- **THE TASK**
From the entries below, gather each line containing the word "case".
+++ DATA UNDER STUDY +++
# anonymousauthors001/SGS-GNN

Measured on AMD Instinct MI355X. Metric: sampled edges/sec + training steps/sec, Reddit hybrid 20% sparsity, higher is better.
Workload: dtype f32

## Files before the change

include/sgs_hip.h:

```cpp
#ifndef SGS_HIP_H_
#define SGS_HIP_H_

#include <stddef.h>
#include <stdint.h>

#ifdef __cplusplus
extern "C" {
#endif

#define SGS_ABI_VERSION 1

#define SGS_OK 0
#define SGS_EINVAL (-1)
#define SGS_EWORKSPACE (-2)
#define SGS_EHIP (-3)

typedef void* sgs_stream_t;

int sgs_abi_version(void);
const char* sgs_last_error(void);

int sgs_rng_set_epoch_buffer(const uint64_t* epoch_dev);
int sgs_exp_noise(uint64_t seed, uint64_t stream_id, int64_t E, float* noise, sgs_stream_t stream);
int sgs_dropout_keep(uint64_t seed, uint32_t site, int64_t rows, int64_t cols, float p, uint8_t* keep,
// ... 66 lines not shown

int sgs_gcn_norm_fwd(const float* w, int64_t n_edges, int64_t N, const int32_t* in_ptr, const int32_t* in_src,
                     const int32_t* in_eid, const int32_t* out_ptr, const int32_t* out_dst, const int32_t* out_eid,
                     const int32_t* loop_eid, float* dis, float* loopw, float* what_in, float* what_out,
                     float* what_loop, sgs_stream_t stream);

int sgs_gcn_degree_partial(const float* w, int64_t n_edges, int64_t N, const int32_t* in_ptr, const int32_t* in_src,
                           const int32_t* in_eid, float* degpart, sgs_stream_t stream);
int sgs_gcn_norm_from_degree(const float* w, const float* degsum, int64_t n_edges, int64_t N, const int32_t* in_ptr,
                             const int32_t* in_src, const int32_t* in_eid, const int32_t* out_ptr,
                             const int32_t* out_dst, const int32_t* out_eid, float* dis, float* loopw, float* what_in,
                             float* what_out, float* what_loop, sgs_stream_t stream);
int sgs_bias_act(const float* X, const float* bias, int64_t N, int64_t D, int act, float p_drop, uint64_t seed,
                 uint32_t site, float* Y, sgs_stream_t stream);
int sgs_bias_act_rows(const float* X, const float* bias, int64_t n_rows, int64_t D, int64_t row_offset, int act, float p_drop,
                      uint64_t seed, uint32_t site, float* Y, sgs_stream_t stream);

int sgs_mean_weights(int64_t n_edges, int64_t N, const int32_t* in_ptr, const int32_t* out_ptr, const int32_t* out_dst,
                     float* what_in, float* what_out, sgs_stream_t stream);
int sgs_degree_prior_logits(const int64_t* edge_index, int64_t E, int64_t N, const int32_t* in_ptr,
                            const int32_t* out_ptr, float* logits, sgs_stream_t stream);

size_t sgs_gcn_norm_bwd_workspace_bytes(int64_t N);
int sgs_gcn_norm_bwd(const float* w, const float* gw_hat, const float* gloop, int64_t n_edges, int64_t N,
                     const float* dis, const float* loopw, const int32_t* in_ptr, const int32_t* in_src,
                     const int32_t* in_eid, const int32_t* out_ptr, const int32_t* out_dst, const int32_t* out_eid,
                     const int32_t* loop_eid, const int64_t* edge_index, float* dw, void* ws, size_t ws_bytes,
                     sgs_stream_t stream);
int sgs_gcn_norm_bwd_sum(const float* w, const float* gw_hat, const float* gloop, const float* gw_hat2, const float* gloop2, const float* dw_add,
                         int64_t n_edges, int64_t N, const float* dis, const float* loopw, const int32_t* in_ptr, const int32_t* in_src,
                         const int32_t* in_eid, const int32_t* out_ptr, const int32_t* out_dst, const int32_t* out_eid,
                         const int32_t* loop_eid, const int64_t* edge_index, float* dw, void* ws, size_t ws_bytes, sgs_stream_t stream);

int sgs_gcn_norm_bwd_node(const float* w, const float* gw_hat, const float* gloop, int64_t n_edges, int64_t N,
                          const float* dis, const float* loopw, const int32_t* in_ptr, const int32_t* in_src,
                          const int32_t* in_eid, const int32_t* out_ptr, const int32_t* out_dst, const int32_t* out_eid,
                          float* Hn, sgs_stream_t stream);
int sgs_gcn_norm_bwd_edge(const float* gw_hat, const float* gloop, int64_t n_edges, int64_t N, const float* dis,
                          const int32_t* loop_eid, const int64_t* edge_index, const float* Hn, float* dw,
                          sgs_stream_t stream);

#define SGS_ACT_NONE 0
#define SGS_ACT_RELU 1
#define SGS_ACT_RELU_DROPOUT 2
int sgs_spmm_csr(const float* X, int64_t N, int64_t D, int64_t nnz, const int32_t* ptr, const int32_t* col, const float* val,
                 const float* diag, const float* bias, int act, float p_drop, uint64_t seed, uint32_t site, float* Y,
                 sgs_stream_t stream);

int sgs_sddmm_csr(const float* A, const float* B, int64_t N, int64_t D, int64_t nnz, const int32_t* ptr, const int32_t* col,
                  const int32_t* eid, float* g, float* gdiag, sgs_stream_t stream);

int sgs_spmm_csr_variant(int64_t N, int64_t D, int64_t nnz, int aligned16);
int sgs_sddmm_csr_variant(int64_t N, int64_t D, int64_t nnz, int aligned16);

int sgs_spmm_long_rows_set(int on);
int sgs_spmm_long_rows_threshold(void);
int sgs_spmm_long_rows_active(int64_t N, int64_t D);

int sgs_act_bwd(const float* dY, const float* Y, int64_t n, int act, float p_drop, float* dZ, sgs_stream_t stream);
size_t sgs_colsum_workspace_bytes(int64_t N, int64_t D);
int sgs_colsum(const float* A, int64_t N, int64_t D, float* out, void* ws, size_t ws_bytes, sgs_stream_t stream);
int sgs_act_bwd_colsum(const float* dY, const float* Y, int64_t N, int64_t D, int act, float p_drop, float* dZ, float* colsum, void* ws,
                       size_t ws_bytes, sgs_stream_t stream);

int sgs_colsum_variant(int64_t N, int64_t D, int fused_act);

int sgs_gcn_pair_ok(int64_t N, int64_t nnz, int64_t D);
int sgs_spmm_csr_next(const float* X, int64_t N, int64_t D, int64_t nnz, const int32_t* ptr, const int32_t* col, const float* val,
                      const float* diag, const float* bias, int act, float p_drop, uint64_t seed, uint32_t site, const float* Wn, int64_t Dn,
                      float* Y, float* Z, sgs_stream_t stream);
int sgs_spmm_csr_bwd_prev(const float* dZ, int64_t N, int64_t D, int64_t nnz, const int32_t* ptr, const int32_t* col, const float* val,
                          const float* diag, const float* W, int64_t Dp, const float* Yp, int act, float p_drop, float* dX, float* dZp,
                          float* colsum, sgs_stream_t stream);

int sgs_gcn_dual_ok(int64_t N, int64_t nnz_a, int64_t nnz_b, int64_t D, int64_t Dn);
int sgs_spmm_csr_next_dual(const float* X, int64_t N, int64_t D, const float* bias, int act, float p_drop, uint32_t site, const float* Wn,
                           int64_t Dn, int64_t nnz_a, const int32_t* ptr_a, const int32_t* col_a, const float* val_a, const float* diag_a,
                           uint64_t seed_a, float* Y_a, float* Z_a, int64_t nnz_b, const int32_t* ptr_b, const int32_t* col_b,
                           const float* val_b, const float* diag_b, uint64_t seed_b, float* Y_b, float* Z_b, sgs_stream_t stream);
int sgs_spmm_csr_dual(const float* X_a, const float* X_b, int64_t N, int64_t D, const float* bias, int act, float p_drop, uint32_t site,
                      int64_t nnz_a, const int32_t* ptr_a, const int32_t* col_a, const float* val_a, const float* diag_a, uint64_t seed_a,
                      float* Y_a, int64_t nnz_b, const int32_t* ptr_b, const int32_t* col_b, const float* val_b, const float* diag_b,
                      uint64_t seed_b, float* Y_b, sgs_stream_t stream);

size_t sgs_edge_score_workspace_bytes(int64_t N, int64_t H, int64_t E);
int sgs_edge_score_hidden_supported(int64_t H);
int sgs_edge_score_get_variant(void);
int sgs_edge_score_get_bwd_variant(void);
void sgs_edge_score_set_bwd_variant(int variant);
int sgs_edge_score_bwd_tile(void);
void sgs_edge_score_set_variant(int variant);
int sgs_edge_score_fwd(const float* codes, const float* U, int64_t N, int64_t H, const int64_t* edge_index, int64_t E,
                       int64_t edge_id_offset, const float* W1, const float* b1, const float* w2, const float* b2,
                       float p_drop, uint64_t seed, uint32_t site, float* p_out, void* ws, size_t ws_bytes,
                       sgs_stream_t stream);
size_t sgs_edge_mates_workspace_bytes(int64_t n_edges);
int sgs_edge_mates(const int64_t* edge_index, int64_t n_edges, int64_t N, const int32_t* out_ptr, const int32_t* out_dst,
                   const int32_t* out_eid, int32_t* mate, void* ws, size_t ws_bytes, sgs_stream_t stream);
int sgs_edge_score_paired_supported(int64_t H);
int sgs_edge_score_fwd_paired(const float* codes, const float* U, int64_t N, int64_t H, const int64_t* edge_index, int64_t E,
                              int64_t edge_id_offset, const int32_t* canon, int64_t M, const int32_t* mate, const float* W1, const float* b1,
                              const float* w2, const float* b2, float p_drop, uint64_t seed, uint32_t site, float* p_out, void* ws,
                              size_t ws_bytes, sgs_stream_t stream);
int sgs_edge_score_bwd_core(const float* codes, const float* U, int64_t N, int64_t H, const int64_t* edge_index,
                            int64_t E, int64_t edge_id_offset, const int64_t* active_eid, int64_t n_active, const float* grad_p,
                            const float* W1, const float* b1, const float* w2, const float* b2, float p_drop,
// ... 356 lines not shown
```

sgs-gnn_amd/csrc/gcn.hip:

```cpp
#include "sgs_common.h"

namespace sgs {
size_t graph_sort_workspace_bytes(int64_t n, int64_t N);
size_t graph_src_sorted_workspace_bytes(int64_t n, int64_t N);
int graph_build_src_sorted(const int64_t* ei, int64_t n, int64_t N, int32_t* in_ptr, int32_t* in_src, int32_t* in_eid, int32_t* out_ptr,
                           int32_t* out_dst, int32_t* out_eid, int32_t* loop_eid, int32_t* unsorted_flag, void* ws, size_t ws_bytes,
                           hipStream_t stream);
int graph_build_by_sort(const int64_t* ei, int64_t n, int64_t N, int32_t* in_ptr, int32_t* in_src, int32_t* in_eid, int32_t* out_ptr,
                        int32_t* out_dst, int32_t* out_eid, int32_t* loop_eid, void* ws, size_t ws_bytes, hipStream_t stream);
}

namespace sgs {
namespace {

constexpr int kT = 256;
constexpr int kMaxLdsRow = 8192;

__global__ void __launch_bounds__(kT) count_degrees(const int64_t* __restrict__ ei, int64_t n_edges, int* __restrict__ cnt_in,
                                                   int* __restrict__ cnt_out, int* __restrict__ loop_eid) {
    const int64_t e = static_cast<int64_t>(blockIdx.x) * kT + threadIdx.x;
    if (e >= n_edges) return;
    const int s = static_cast<int>(ei[e]), d = static_cast<int>(ei[n_edges + e]);
    atomicAdd(&cnt_in[d], 1);
    atomicAdd(&cnt_out[s], 1);
// ... 801 lines not shown
        float a[VEC];
#pragma unroll
        for (int v = 0; v < VEC; ++v) a[v] = 0.f;
        if (in) *reinterpret_cast<V*>(a) = *reinterpret_cast<const V*>(Ai + c0);
        const int64_t cl = in ? c0 : 0;
        for (int k = b + wave; k < e; k += 4 * NW) {
            int jc[4], ev[4];
#pragma unroll
            for (int u = 0; u < 4; ++u) {
                const int kk = k + NW * u;
                const int kc = kk < e ? kk : e - 1;
                jc[u] = col[kc];
                ev[u] = eid[kc];
            }
            float x[4][VEC];
#pragma unroll
            for (int u = 0; u < 4; ++u) *reinterpret_cast<V*>(x[u]) = *reinterpret_cast<const V*>(B + static_cast<int64_t>(jc[u]) * D + cl);
            float d[4];
#pragma unroll
            for (int u = 0; u < 4; ++u) {
                float acc = 0.f;
#pragma unroll
                for (int v = 0; v < VEC; ++v) acc = fmaf(a[v], in ? x[u][v] : 0.f, acc);
                d[u] = acc;
            }
#pragma unroll
            for (int u = 0; u < 4; ++u) d[u] = wave_sum_hi_dpp(d[u]);
            if (lane == 63) {
#pragma unroll
                for (int u = 0; u < 4; ++u)
                    if (k + NW * u < e) g[ev[u]] = d[u];
            }
        }
        if (wave == 0 && gdiag) {
            const float d0 = wave_sum_all(dot(i));
            if (lane == 0) gdiag[i] = d0;
        }
        return;
    }
    int k = b + wave;
    for (; k + NW < e; k += 2 * NW) {
        float d0 = dot(col[k]), d1 = dot(col[k + NW]);
#pragma unroll
        for (int o = 32; o > 0; o >>= 1) { d0 += __shfl_xor(d0, o, 64); d1 += __shfl_xor(d1, o, 64); }
        if (lane == 0) { g[eid[k]] = d0; g[eid[k + NW]] = d1; }
    }
    for (; k < e; k += NW) {
        const float d0 = wave_sum_all(dot(col[k]));
        if (lane == 0) g[eid[k]] = d0;
    }
    if (wave == 0 && gdiag) {
        const float d0 = wave_sum_all(dot(i));
        if (lane == 0) gdiag[i] = d0;
    }
}

__global__ void __launch_bounds__(kT) act_bwd(const float* __restrict__ dY, const float* __restrict__ Y, int64_t n, int act,
                                             float drop_scale, float* __restrict__ dZ) {
    const int64_t i = static_cast<int64_t>(blockIdx.x) * kT + threadIdx.x;
    if (i >= n) return;
    float g = dY[i];
    if (act != SGS_ACT_NONE) g = (Y[i] > 0.f) ? (act == SGS_ACT_RELU_DROPOUT ? g * drop_scale : g) : 0.f;
    dZ[i] = g;
}

constexpr int kColRows = 256;
inline int colsum_rows(int64_t N) { return N >= 16384 ? kColRows : (N >= 4096 ? 128 : 32); }
__global__ void __launch_bounds__(kT) colsum_partial(const float* __restrict__ A, int64_t N, int64_t D, int rows, float* __restrict__ part) {
    __shared__ float red[4][64];
    const int c = blockIdx.x * 64 + (threadIdx.x & 63);
    const int rgrp = threadIdx.x >> 6;
    const int64_t r0 = static_cast<int64_t>(blockIdx.y) * rows;
    const int64_t r1 = (r0 + rows < N) ? r0 + rows : N;
    float acc = 0.f;
    if (c < D)
        for (int64_t r = r0 + rgrp; r < r1; r += 4) acc += A[r * D + c];
    red[rgrp][threadIdx.x & 63] = acc;
    __syncthreads();
    if (rgrp == 0 && c < D)
        part[static_cast<int64_t>(blockIdx.y) * D + c] = (red[0][threadIdx.x] + red[1][threadIdx.x]) + (red[2][threadIdx.x] + red[3][threadIdx.x]);
}
template <int RG>
__global__ void __launch_bounds__(RG * 64) colsum_final(const float* __restrict__ part, int64_t nchunk, int64_t D, float* __restrict__ out) {
    __shared__ float red[RG][64];
    const int c = blockIdx.x * 64 + (threadIdx.x & 63);
    const int rgrp = threadIdx.x >> 6;
    float acc = 0.f;
    if (c < D)
        for (int64_t r = rgrp; r < nchunk; r += RG) acc += part[r * D + c];
    red[rgrp][threadIdx.x & 63] = acc;
    __syncthreads();
    if (rgrp == 0 && c < D) {
        float s = 0.f;
#pragma unroll
        for (int g = 0; g < RG; g += 4) s += (red[g][threadIdx.x] + red[g + 1][threadIdx.x]) + (red[g + 2][threadIdx.x] + red[g + 3][threadIdx.x]);
        out[c] = s;
    }
}

constexpr int kColSmallRows = 2048;
template <bool ACT>
__device__ __forceinline__ void colsum_small_body(const float* __restrict__ A, const float* __restrict__ Y, int64_t N, int64_t D, int act,
                                                  float drop_scale, float* __restrict__ dZ, float* __restrict__ out, int64_t blk) {
    __shared__ float red[64][17];
    const int cl = threadIdx.x & 15, rl = threadIdx.x >> 4;
    const int64_t c = blk * 16 + cl;
// ... 713 lines not shown
    const float scale = 1.0f / (1.0f - p_drop);
    const uint32_t th = dropout_thresh(p_drop);
    if (act == SGS_ACT_RELU_DROPOUT && p_drop == 0.f) act = SGS_ACT_RELU;
    const dim3 g_(static_cast<unsigned>(N));
    const bool lr = spmm_long_rows_on(N, D);
    switch (var) {
        case 1416:
            LAUNCH_LR(spmm_csr_rowblock, 4, 16, g_, dim3(1024), 0, stream, X, N, D, ptr, col, val, diag, bias, act, scale, th, seed,
                               site, epoch_ptr(), Y);
            break;
        case 1404:
            LAUNCH_LR(spmm_csr_rowblock, 4, 4, g_, dim3(kT), 0, stream, X, N, D, ptr, col, val, diag, bias, act, scale, th, seed,
                               site, epoch_ptr(), Y);
            break;
        case 1116:
            LAUNCH_LR(spmm_csr_rowblock, 1, 16, g_, dim3(1024), 0, stream, X, N, D, ptr, col, val, diag, bias, act, scale, th, seed,
                               site, epoch_ptr(), Y);
            break;
        case 1104:
            LAUNCH_LR(spmm_csr_rowblock, 1, 4, g_, dim3(kT), 0, stream, X, N, D, ptr, col, val, diag, bias, act, scale, th, seed,
                               site, epoch_ptr(), Y);
            break;
        default: {
            const int vec = var / 100, lpr = var % 100;
            DISPATCH_VEC_LPR(spmm_csr, vec, lpr, N, X, N, D, ptr, col, val, diag, bias, act, scale, th, seed, site, epoch_ptr(), Y);
        }
    }
    SGS_LAUNCH_OK();
    return SGS_OK;
}
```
+++
- **TASK RESPONSE**
        case 1416:
        case 1404:
        case 1116:
        case 1104:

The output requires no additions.